As a runner.
From the tone of his confession, I think he would have been less embarrassed to have come out as a horse murderer, sperm stealer or Tory politician.
It sounds like he used the Couch to 5K program (or a version of it) which is particularly impressive given that although this program starts off very gently, it then ramps up considerably at around week 4. At least that’s the point at which I’ve always had to abandon it.
This year I’ve had to get my head round the fact that at 42 I’m often the oldest person in my gym classes by quite some way. The flip side to this is that when the 20-somethings peg out and I keep going, it feels like a mini-victory. I think this must be why so many people around my age take up running or cycling- it’s a gym class of one, where you are always the youngest and fittest.
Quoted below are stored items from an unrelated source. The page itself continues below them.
int launch_bb_chain(const PackedConv* const* convs, int n_convs, const void* x, void* y, int batch, int h, int w,
                    const PackedConv* follow, void* y_follow, hipStream_t st, const BBSum* sum) {
    TTUP_REQUIRE(n_convs == 2 || n_convs == 4, TTUP_EINVAL, "bb_chain: 2 or 4 convs expected");
    const int c = convs[0]->cout;
    BBArgs a;
    a.x = (const bf16_t*)x; a.y = (bf16_t*)y;
    if (sum) {
        TTUP_REQUIRE(c == 16 && n_convs == 4 && sum->n_terms >= 0 && sum->n_terms <= 3, TTUP_EINVAL, "bb_chain: the fused fuse-layer sum rides on the 16-channel two-block chain");
        TTUP_REQUIRE(sum->ysum || (sum->heat && sum->head_w && sum->pv && sum->pi), TTUP_EINVAL, "bb_chain: fused sum needs an output");
        a.nsum = sum->n_terms; a.ysum = (bf16_t*)sum->ysum;
        for (int k = 0; k < sum->n_terms; ++k) { a.st[k] = (const bf16_t*)sum->terms[k]; a.ssh[k] = sum->shifts[k]; }
        a.heat = sum->heat; a.hw = sum->head_w; a.hbias = sum->head_bias; a.pv = sum->pv; a.pi = sum->pi;
    }
    if (follow) {
        TTUP_REQUIRE(c == 32 && n_convs == 2 && follow->cout == 16 && follow->cin_total == 32 && follow->k == 1 && follow->ck == 32 && y_follow, TTUP_EINVAL,
                     "bb_chain: the fused follower is a 1x1 32->16 conv on a 32-channel block");
        a.wf = (const bf16_t*)follow->w_dev; a.bf = follow->bias_dev; a.yf = (bf16_t*)y_follow;
    }
    for (int i = 0; i < n_convs; ++i) {
        const PackedConv& p = *convs[i];
        TTUP_REQUIRE(p.cout == c && p.cin_total == c && p.k == 3 && p.stride == 1 && p.ck == (c == 16 ? 16 : 32), TTUP_EINVAL, "bb_chain: unexpected conv shape");
        a.w[i] = (const bf16_t*)p.w_dev; a.bias[i] = p.bias_dev;
    }
    if (c == 16 && n_convs == 4) {
        static const bool generic = env_set("TTUP_BB2_GENERIC");
        bool shifts_ok = true;
        for (int k = 0; k < a.nsum && k < 3; ++k) shifts_ok = shifts_ok && a.ssh[k] == k + 1;
        const bool sum_stored = !generic && shifts_ok && a.nsum >= 1 && a.nsum <= 3 && a.ysum && !a.heat;
        const bool tail = !generic && shifts_ok && a.nsum == 3 && a.heat && !a.y && !a.ysum;
        const bool plain = !generic && a.nsum == 0 && !a.heat && !a.ysum && a.y;
        if (plain) return launch_c16_t<BB2_TH, BB2_TW, 4>(a, batch, h, w, st);
        if (tail) return launch_c16_t<BB2_TH, BB2_TW, 7>(a, batch, h, w, st);
        if (sum_stored && a.nsum == 1) return launch_c16_t<BB2_TH, BB2_TW, 1>(a, batch, h, w, st);
        if (sum_stored && a.nsum == 2) return launch_c16_t<BB2_TH, BB2_TW, 2>(a, batch, h, w, st);
        if (sum_stored && a.nsum == 3) return launch_c16_t<BB2_TH, BB2_TW, 3>(a, batch, h, w, st);
        return launch_bb2_t<16, BB2_TH, BB2_TW>(a, batch, h, w, st);
    }
    if (c == 16 && n_convs == 2) return launch_bb_t<16, 8, 32>(a, batch, h, w, st);
    if (c == 32 && n_convs == 2) {
        return launch_bb_t<32, 22, 30>(a, batch, h, w, st);
    }
    set_error("bb_chain: C=%d with %d convs unsupported", c, n_convs);
    return TTUP_EINVAL;
}

void free_conv(PackedConv* p) {
    if (p->w_dev) (void)hipFree(p->w_dev);
    if (p->bias_dev) (void)hipFree(p->bias_dev);
    if (p->w3_dev) (void)hipFree(p->w3_dev);
    p->w_dev = nullptr; p->bias_dev = nullptr; p->w3_dev = nullptr;
}

int pack_conv(const FoldedConv& a, const FoldedConv* b, int cin_pad, int dtype, PackedConv* out) {
    const int k = a.k, taps = k * k, cout = a.cout;
    const int c0 = cin_pad > a.cin ? cin_pad : a.cin;
    const int c1 = b ? b->cin : 0;
    TTUP_REQUIRE(!b || (b->cout == cout && b->k == k && k == 1), TTUP_EINVAL, "two-source conv needs matching 1x1 convs");
    TTUP_REQUIRE(cout % 16 == 0 && cout <= 128, TTUP_EINVAL, "cout %d unsupported", cout);
    const int cin_total = c0 + c1;
    out->cout = cout; out->cin_total = cin_total; out->c0 = c0; out->k = k; out->stride = a.stride;
    std::vector<float> bias(cout);
    for (int i = 0; i < cout; ++i) bias[i] = a.bias[i] + (b ? b->bias[i] : 0.f);
    auto wval = [&](int co, int ci, int tap) -> float {
        if (ci < c0) return ci < a.cin ? a.w[((size_t)co * a.cin + ci) * taps + tap] : 0.f;
        return b->w[((size_t)co * b->cin + (ci - c0)) * taps + tap];
    };
    TTUP_HIP_CHECK(hipMalloc((void**)&out->bias_dev, cout * sizeof(float)));
    TTUP_HIP_CHECK(hipMemcpy(out->bias_dev, bias.data(), cout * sizeof(float), hipMemcpyHostToDevice));
    if (dtype == TTUP_DTYPE_F32) {
        std::vector<float> w((size_t)taps * cin_total * cout);
        for (int t = 0; t < taps; ++t)
            for (int ci = 0; ci < cin_total; ++ci)
                for (int co = 0; co < cout; ++co) w[((size_t)t * cin_total + ci) * cout + co] = wval(co, ci, t);
        out->w_bytes = w.size() * sizeof(float);
        out->ck = 0;
        TTUP_HIP_CHECK(hipMalloc(&out->w_dev, out->w_bytes));
        TTUP_HIP_CHECK(hipMemcpy(out->w_dev, w.data(), out->w_bytes, hipMemcpyHostToDevice));
        return pack_conv_x3(w, cout, cin_total, c0, k, a.stride, out);
    }
    TTUP_REQUIRE(c0 % 16 == 0 && c1 % 32 == 0, TTUP_EINVAL, "channel counts %d+%d unsupported", c0, c1);
    int ck = (c0 % 32 == 0) ? 32 : 16;
    TTUP_REQUIRE(ck == 32 || (c1 == 0 && k == 3), TTUP_EINVAL, "16-channel chunks only for single-source 3x3");
    const int mt = cout / 16, ksteps = ck == 32 ? taps : (taps + 1) / 2, nchunk = cin_total / ck;
    std::vector<bf16_t> w((size_t)nchunk * ksteps * mt * 64 * 8);
    size_t idx = 0;
    for (int c = 0; c < nchunk; ++c)
        for (int s = 0; s < ksteps; ++s)
            for (int m = 0; m < mt; ++m)
                for (int l = 0; l < 64; ++l) {
                    const int i = l & 15, g = l >> 4;
                    const int co = (i >> 2) * (4 * mt) + m * 4 + (i & 3);
                    for (int j = 0; j < 8; ++j) {
                        int tap, ci;
                        if (ck == 32) { tap = s; ci = c * 32 + 8 * g + j; }
                        else { tap = 2 * s + (g >> 1); ci = c * 16 + 8 * (g & 1) + j; }
                        w[idx++] = f32_to_bf16(tap < taps ? wval(co, ci, tap) : 0.f);
                    }
                }
    out->ck = ck;
    out->w_bytes = w.size() * sizeof(bf16_t);
    TTUP_HIP_CHECK(hipMalloc(&out->w_dev, out->w_bytes));
    TTUP_HIP_CHECK(hipMemcpy(out->w_dev, w.data(), out->w_bytes, hipMemcpyHostToDevice));
    return TTUP_OK;
}

int launch_conv(const PackedConv& p, const ConvLaunch& l, int dtype, hipStream_t st) {
    if (dtype == TTUP_DTYPE_F32) {
        TTUP_REQUIRE(!l.res2 && !l.res3, TTUP_EINVAL, "conv: extra fuse-layer terms are a bf16-path fusion");
        static const bool direct = env_set("TTUP_F32_DIRECT");
        static const bool exact = env_set("TTUP_F32_EXACT");
        if (!direct && !exact && conv_x3_supported(p)) return launch_conv_x3(p, l, st);
        if (!direct && conv_f32_mfma_supported(p)) return launch_conv_f32_mfma(p, l, st);
        TTUP_REQUIRE(!l.n_active, TTUP_EINVAL, "conv: a device-side batch needs the matrix-pipe fp32 kernel");
        ConvFArgs a;
        a.src0 = (const float*)l.src0; a.src1 = (const float*)l.src1; a.w = (const float*)p.w_dev; a.bias = p.bias_dev;
        a.residual = (const float*)l.residual; a.dst = (float*)l.dst;
        a.c0 = p.c0; a.c1 = p.cin_total - p.c0; a.cout = p.cout; a.ks = p.k; a.stride = p.stride;
        a.H = l.h; a.W = l.w; a.OH = (l.h + p.stride - 1) / p.stride; a.OW = (l.w + p.stride - 1) / p.stride; a.relu = l.relu;
        a.total = (long long)l.batch * a.OH * a.OW * a.cout;
        const int threads = 256;
        const long long blocks = (a.total + threads - 1) / threads;
        kernel_note("conv_direct_f32_kernel");
        hipLaunchKernelGGL(conv_direct_f32_kernel, dim3((unsigned)blocks), dim3(threads), 0, st, a);
        TTUP_LAUNCH_CHECK();
        return TTUP_OK;
    }
    TTUP_REQUIRE(!(l.res2 || l.res3) || (p.stride == 2 && !l.follow), TTUP_EINVAL, "conv: extra fuse-layer terms ride on the stride-2 chain convs only");
    if (l.follow) {
        TTUP_REQUIRE(p.k == 3 && p.stride == 1 && p.ck == 32 && p.cout == 64, TTUP_EINVAL, "conv: fused follower needs a 3x3 s1 conv with 64 outputs");
        return launch_mfma<32, 64, 3, 1, 8, 32, 8, true>(p, l, st);
    }
    if (p.k == 3 && p.stride == 1 && p.ck == 32 && p.cout == 64 && p.cin_total == 64 && p.c0 == 64 && !l.src1) return launch_conv64(p, l, st);
    if (l.pair) return launch_s2_pair(p, l, st);
    TTUP_REQUIRE(!l.lin16 && !l.lin32, TTUP_EINVAL, "conv: linear 1x1 followers ride on the 64 -> 64 3x3 kernel only");
    if (p.k == 3 && p.stride == 1) return p.ck == 32 ? dispatch_cout<32, 3, 1, 8, 32>(p, l, st) : dispatch_cout<16, 3, 1, 8, 32>(p, l, st);
    if (p.k == 3 && p.stride == 2) return p.ck == 32 ? dispatch_cout<32, 3, 2, 4, 32>(p, l, st) : dispatch_cout<16, 3, 2, 4, 32>(p, l, st);
    if (p.k == 1 && p.stride == 1 && p.ck == 32) return dispatch_cout<32, 1, 1, 8, 32>(p, l, st);
    set_error("conv: k=%d stride=%d ck=%d unsupported", p.k, p.stride, p.ck);
    return TTUP_EINVAL;
}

This weekend A Child spat me a gobbet of pre-teen angst: You care more about going to the gym than you do about me! because I had the audacity to go to a Sunday afternoon BodyCombat class. Right now I’m going to lots of gym classes because my annual gym challenge is in its final phase and I need to do about 30 more classes to hit my target of 150 for the year. Easier said than done. So why bother?
- I would like to be healthy and alive for as long as possible
- The older I get, the more of a challenge that is
- I want to show my children that activity isn’t somthing that stops when the bell rings at the end of P.E. class
- It keeps me calm and (slightly) less likely to shout at people
- I get my best ideas when I’m exercising. (Admittedly, going to the gym tends to squeeze out the time to execute these ideas, but that’ll all change once my campaign to legalise 30 hour days gets going).
So all in all I think I go to the gym because I care about my children, not instead of. Now, how can I get them to believe that?